— DATA EXTRACTS —
----

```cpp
void C2fLayer::launch(const IO& io, int N, hipStream_t st) const {
  C2fArgs a;
  memset(&a, 0, sizeof(a));
  auto span_ok = [&](const View& v, int mult) { return !v.base || (double)N * v.H * v.W * v.pitch * 2.0 * mult < 4294967296.0; };
  LP_CHECK(span_ok(io.src0, 1) && span_ok(io.src1, 1) && span_ok(io.cat, 1) && span_ok(io.out, 1) && span_ok(io.s2_in, 1) && span_ok(io.x, 1) &&
               span_ok(io.cat2, 1) && span_ok(io.out2, 1), LP_ERR_ARG, "c2f: tensor too large for 32-bit byte offsets");
  LP_CHECK(io.src1.base && io.cat.base && io.out.base && io.src1.H == H && io.src1.W == W && io.cat.H == H && io.out.H == H, LP_ERR_STATE,
           "c2f %s: bad views", name.c_str());
  LP_CHECK((sh.KA > 0) == (io.src0.base != nullptr), LP_ERR_STATE, "c2f %s: src0 mismatch", name.c_str());
  if (sh.KA > 0) LP_CHECK(io.src0.H == (sh.UP ? H / 2 : H) && io.src0.W == (sh.UP ? W / 2 : W) && io.src0.C >= sh.KA, LP_ERR_STATE, "c2f %s: src0 shape", name.c_str());
  LP_CHECK(io.src1.C >= sh.KB && io.cat.C >= (2 + sh.NB) * sh.C && io.out.C >= sh.COUT, LP_ERR_STATE, "c2f %s: view channels", name.c_str());
  a.src0 = io.src0.base; a.pitch0 = io.src0.pitch;
  a.src1 = io.src1.base; a.pitch1 = io.src1.pitch;
  a.cat = io.cat.base; a.cat_pitch = io.cat.pitch;
  a.out = io.out.base; a.out_pitch = io.out.pitch;
  for (int i = 0; i < C2F_NW; ++i) { a.w[i] = d_w[i].p; a.b[i] = d_b[i].as<float>(); }
  if (sh.MODE >= 1) {
    LP_CHECK(io.s2_in.base && io.x.base && io.s2_in.H == 2 * H && io.s2_in.W == 2 * W && io.s2_in.C >= sh.KS2 && io.x.C >= 2 * sh.C, LP_ERR_STATE,
             "c2f %s: entry conv views", name.c_str());
    a.s2_in = io.s2_in.base; a.s2_pitch = io.s2_in.pitch;
    a.x = io.x.base; a.x_pitch = io.x.pitch;
  }
  if (sh.MODE == 2) {
    LP_CHECK(io.cat2.base && io.out2.base && io.cat2.C >= 4 * sh.C && io.out2.C >= sh.COUT, LP_ERR_STATE, "c2f %s: SPPF views", name.c_str());
    a.cat2 = io.cat2.base; a.cat2_pitch = io.cat2.pitch;
    a.out2 = io.out2.base; a.out2_pitch = io.out2.pitch;
  }
  a.N = N; a.H = H; a.W = W;
  CfgInfo ci;
  LP_CHECK(cfg_info(sh, ci), LP_ERR_STATE, "c2f %s: no configuration for this shape", name.c_str());
  a.tiles_x = W / ci.tw; a.tiles_y = H / ci.th;
  static const bool store_all = getenv("LITEPI_C2F_STORE_ALL") != nullptr;
  static const int dbg_flags = getenv("LITEPI_C2F_DEBUG") ? atoi(getenv("LITEPI_C2F_DEBUG")) : 0;
  a.debug_store = (store_all ? 1 : 0) | (dbg_flags & ~1);
  static const char* stamp_file = getenv("LITEPI_C2F_STAMPS");
  if (stamp_file) a.stamps = stamp_buffer((size_t)N * a.tiles_x * a.tiles_y);
  const bool ok = for_each_cfg(LaunchFn{sh, a, st});
  LP_CHECK(ok, LP_ERR_STATE, "c2f %s: no kernel for this shape", name.c_str());
  LP_HIP(hipGetLastError());
  if (stamp_file && getenv("LITEPI_C2F_TWICE")) for_each_cfg(LaunchFn{sh, a, st});
  if (stamp_file) dump_stamps(stamp_file, name, (size_t)N * a.tiles_x * a.tiles_y, st);
}

}
```

Baseline: 128,800 images/sec.

## Split upsampled cv1 into low-res partial GEMM plus skip-input GEMM

For non-per-image C2f configs with a 2x upsampled input, cv1 now first computes the upsampled-source part of the GEMM once per low-resolution pixel and stores the partial sums in LDS plane 1. Each full-resolution pixel then reads its partial sum and adds only the skip-input channels. This removes the fourfold redundant MMA work and loads on the upsampled channels. The cost is an extra LDS scratch round-trip, a workgroup barrier, and an extra plane clear on border tiles. An env var keeps the old direct path available.

```diff
diff --git a/yolo-litepi_amd/csrc/c2f_kernels.hip b/yolo-litepi_amd/csrc/c2f_kernels.hip
--- a/yolo-litepi_amd/csrc/c2f_kernels.hip
+++ b/yolo-litepi_amd/csrc/c2f_kernels.hip
@@ -68,11 +68,20 @@
   static constexpr int WB_S2 = PERIMG ? NT_S2 * 9 * (KS2 / 32) * 1024 : 0;
   static constexpr int LDS_BYTES = max_c(PLANE0 + PLANE + 2 * WSLOT, WB_S2);
   static_assert(!W1_LDS || WB_CV1 <= PLANE, "cv1's fragments are staged in plane 1");
+  static constexpr bool UP2 = UP && !PERIMG;
+  static constexpr int SCR_SRC = (LH / 2) * (LW / 2), SCR_PIX = SCR_SRC + (24 - SCR_SRC % 16) % 16, SCR_BYTES = UP2 ? XC * 4 * SCR_PIX : 0;
+  static constexpr int PT1U = cdiv_c(cdiv_c(SCR_SRC, 16), NW / CB1);
+  static_assert(!UP2 || (TH % 2 == 0 && TW % 2 == 0 && F % 2 == 0 && SCR_BYTES <= PLANE && KA > 0 && NW % CB1 == 0),
+                "two-stage cv1: even tile origins, the partial sums fit plane 1");
   static C2fShape shape() {
     C2fShape s;
     s.C = C; s.NB = NB; s.KA = KA; s.KB = KB; s.UP = UP ? 1 : 0; s.COUT = COUT; s.MODE = MODE; s.KS2 = KS2;
     return s;
   }
+};
+
+template <class CFG> struct UpDirect : CFG {
+  static constexpr bool UP2 = false;
 };
 
 struct Ctx {
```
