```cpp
struct DevTasks {
    TaskView v;
    int32_t *pair, *p0, *m, *t0, *n, *cutoff, *tfin;
};
static void h2d_bytes(void* dst, const void* src, size_t bytes, hipStream_t s) {
    if (bytes == 0) return;
    Context* C = tl_ctx;
    if (C && C->staging && (s == C->sa() || s == C->sw() || s == C->stream_x)) {
        uint8_t* st = C->stage[C->si].take(bytes);
        memcpy(st, src, bytes);
        copy_kernel(dst, st, bytes, s);
        return;
    }
    HIP_CHECK(hipMemcpyAsync(dst, src, bytes, hipMemcpyHostToDevice, s));
}
static DevTasks upload_tasks(const TaskList& L, Context& C) {
    DevTasks d;
    const size_t nt = L.pair.size();
    int32_t* blk = C.scratch_p->take<int32_t>(7 * nt);
    d.pair = blk; d.p0 = blk + nt; d.m = blk + 2 * nt; d.t0 = blk + 3 * nt; d.n = blk + 4 * nt; d.cutoff = blk + 5 * nt; d.tfin = blk + 6 * nt;
    static thread_local std::vector<int32_t> host;
// ... 1219 lines not shown
    uint8_t* h_pool = (uint8_t*)(h_bound + K);
    {
        int64_t at = 0, w = 0;
        for (int p = 0; p < K; ++p) {
            h_asc_off[p] = at; h_pl_off[p] = w; h_len[p] = pr.len[p];
            h_bound[p] = sr.max_dist ? sr.max_dist[p] : sr.max_dist_all;
            memcpy(h_pool + at, pr.pool + pr.off[p], (size_t)pr.len[p]);
            at += pr.len[p]; w += 3 * ((int64_t)(pr.len[p] + 63) / 64 + 2);
        }
    }
    uint8_t* d_blk = C.scratch_p->take<uint8_t>(blk_bytes + 16);
    h2d_bytes(d_blk, host.data(), blk_bytes, C.stream);
    D.d_asc_off = (const int64_t*)d_blk;
    D.d_pl_off = D.d_asc_off + K;
    D.d_len = (const int32_t*)(D.d_pl_off + K);
    D.d_bound = D.d_len + K;
    D.d_pool = (const uint8_t*)(D.d_bound + K);
    D.d_text = C.scratch_p->take<int32_t>(D.nslots);
    h2d(D.d_text, D.text, C.stream);
    return D;
}
static const u64* panel_planes(quicked_batch& B, Context& C, const PanelDev& D, int K, int eq, bool reversed) {
    const size_t plane_words = (size_t)(eq ? iupac_offset((int64_t)D.words3) : (int64_t)D.words3) + 8;
    u64* pl = C.scratch_p->take<u64>(plane_words);
    const int blocks = (K + 3) / 4;
    if (eq) {
        IupacPackArgs a;
        a.nseq = K; a.reverse = reversed ? 1 : 0; a.acgt_only = 0;
        a.asc = D.d_pool; a.asc_off = D.d_asc_off; a.len = D.d_len; a.planes = pl; a.pl_off = D.d_pl_off;
        hipLaunchKernelGGL(k_pack_iupac, dim3(blocks), dim3(256), 0, C.stream, a);
    } else {
        PackArgs a;
        a.nseq = K; a.reverse = reversed ? 1 : 0; a.flags = nullptr;
        a.asc = D.d_pool; a.asc_off = D.d_asc_off; a.len = D.d_len; a.planes = pl; a.pl_off = D.d_pl_off;
        hipLaunchKernelGGL(k_pack, dim3(blocks), dim3(256), 0, C.stream, a);
        if (B.packed) hipLaunchKernelGGL(k_panel_wire_codes, dim3((unsigned)((D.words3 / 3 + 255) / 256)), dim3(256), 0, C.stream, pl, (int64_t)(D.words3 / 3));
    }
    HIP_CHECK(hipGetLastError());
    return (const u64*)pl;
}
static PanelOut run_search_panel(quicked_batch& B, Context& C, const SearchRun& sr) {
    const PanelRun& pr = *sr.panel;
    const int K = pr.n_patterns, eq = sr.eq;
    const bool infix = sr.mode == SEARCH_INFIX;
    PanelOut O;
    const PanelDev D = panel_upload(B, C, sr);
    O.text = D.text;
    if (O.text.empty()) return O;
    const size_t n = (size_t)B.n, nslots = D.nslots, ngroups = D.ngroups;
    const int64_t* d_pl_off = D.d_pl_off;
    const int32_t *d_len = D.d_len, *d_bound = D.d_bound;
    int32_t* d_text = D.d_text;
    auto panel_planes = [&](bool reversed) { return qe::panel_planes(B, C, D, K, eq, reversed); };
    const int want = panel_slices(C, ngroups, K), per_slice = (K + want - 1) / want, nslices = (K + per_slice - 1) / per_slice;
    PanelArgs a{};
    a.pl_m = panel_planes(false); a.m_off = d_pl_off; a.m_len = d_len; a.m_bound = d_bound;
    a.n_members = K; a.per_slice = per_slice;
    a.pl_t = panel_text_planes(B, C, eq, false); a.pl_t_off = B.d_plt_off; a.t_len = B.d_t_len;
    a.nslots = (int32_t)nslots; a.text = d_text; a.mode = sr.mode;
    a.part = C.scratch_p->take<int32_t>(6 * (size_t)nslices * nslots);
    if (pr.matrix) {
        O.d_mscore = C.scratch_p->take<int32_t>(2 * n * (size_t)K);
        O.d_mend = O.d_mscore + n * (size_t)K;
        HIP_CHECK(hipMemsetAsync(O.d_mscore, 0xFF, 2 * n * (size_t)K * sizeof(int32_t), C.stream));
        a.m_score = O.d_mscore; a.m_end = O.d_mend;
    }
    O.d_hits = C.scratch_p->take<int32_t>(6 * n);
// ... 798 lines not shown
```

### quicked_amd/csrc/qe_types.h

```cpp
#pragma once
#include <stdint.h>

namespace qe {

typedef uint64_t u64;
typedef uint32_t u32;

enum : u32 { FLAG_HAS_N = 1u, FLAG_NONCANON = 2u };
enum : int { QE_CP_COLS = 16, QE_CPC = 64 / QE_CP_COLS };
enum : u32 { OP_M = 0, OP_X = 1, OP_I = 2, OP_D = 3 };

struct PairView {
    const uint8_t* asc_p;  const int64_t* asc_p_off;  const int32_t* p_len;
    const uint8_t* asc_t;  const int64_t* asc_t_off;  const int32_t* t_len;
    const u64* pl_p;  const int64_t* pl_p_off;
    const u64* pl_t;  const int64_t* pl_t_off;
    const u32* flags;
};

struct TaskView {
    int32_t ntasks;
    const int32_t* pair;
    const int32_t* p0;  const int32_t* m;
    const int32_t* t0;  const int32_t* n;
    const int32_t* cutoff;
    const int32_t* tfin;
};

struct PackArgs {
    int32_t nseq;
    const uint8_t* asc;  const int64_t* asc_off;  const int32_t* len;
    u64* planes;  const int64_t* pl_off;
    u32* flags;
    int32_t reverse;
};

struct WireArgs {
    int32_t nseq, wire;
    const u64* words;  const int64_t* w_off;  const int32_t* len;
    u64* planes;  const int64_t* pl_off;
    u32* flags;
};
struct RevArgs {
    int32_t nseq;
    const u64* fwd;  u64* rev;  const int64_t* pl_off;  const int32_t* len;
};

struct IupacPackArgs {
    int32_t nseq;
    const uint8_t* asc;  const int64_t* asc_off;  const int32_t* len;
    u64* planes;  const int64_t* pl_off;
    int32_t reverse;
    int32_t acgt_only;
};
struct IupacPlanesArgs {
    int32_t nseq;
    const u64* src;  u64* dst;  const int64_t* pl_off;  const int32_t* len;
    int32_t n_empty;
};

struct BandedArgs {
    PairView P;
    TaskView T;
    uint8_t* ws;  const int64_t* g_ws_off;  const int32_t* g_nslots;  const int32_t* g_nrows;  const int32_t* g_nch;
    uint4* mat;  const int64_t* g_mat_off;
// ... 281 lines not shown
```

Baseline: 22.66 million alignments/s.

## Fuse pattern/text pack launches and vectorize ASCII-to-bitplane classification

Merges the two k_pack launches (pattern and text) into one grid that selects its sequence set by block index. It also rewrites the per-span classification into a shared header that computes the A/B/N bitplanes for 16 bytes with fewer bit operations. The exact flag computation now runs only when a cheap hint says the span may hold non-ACGT or lowercase bytes. Other changes: DPP quad permutes replace the shuffles, full 1 KiB spans skip the bounds checks, and a debug pack entry point is added for testing. This trims launch overhead and ALU work in the pack stage, at the cost of a more intricate bit trick that must stay exact.

```diff
diff --git a/quicked_amd/capi.py b/quicked_amd/capi.py
--- a/quicked_amd/capi.py
+++ b/quicked_amd/capi.py
@@ -148,6 +148,9 @@
     L.quicked_batch_md_bytes.argtypes = [C.c_void_p]
     L.quicked_batch_md.argtypes = [C.c_void_p, C.c_void_p, C.c_void_p]
     L.quicked_debug_tag_launches.argtypes = [C.c_void_p]
+    if hasattr(L, "quicked_debug_pack"):
+        L.quicked_debug_pack.argtypes = [C.c_int64, C.c_void_p, C.c_void_p, C.c_void_p, C.c_void_p, C.c_void_p, C.c_void_p, C.c_int,
+                                         C.c_void_p, C.c_int64, C.c_void_p, C.c_void_p, C.c_int64, C.c_void_p, C.c_void_p]
     L.quicked_wire_words.restype = C.c_int64
     L.quicked_wire_words.argtypes = [C.c_int32, C.c_int]
     L.quicked_wire_pack.argtypes = [C.c_char_p, C.c_int32, C.c_int, C.c_void_p]
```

----

— ABOUT THIS EXERCISE —
How many lines in the data above contain the word "nslices"? Reply with only that figure.

— WRITTEN SOLUTION —
2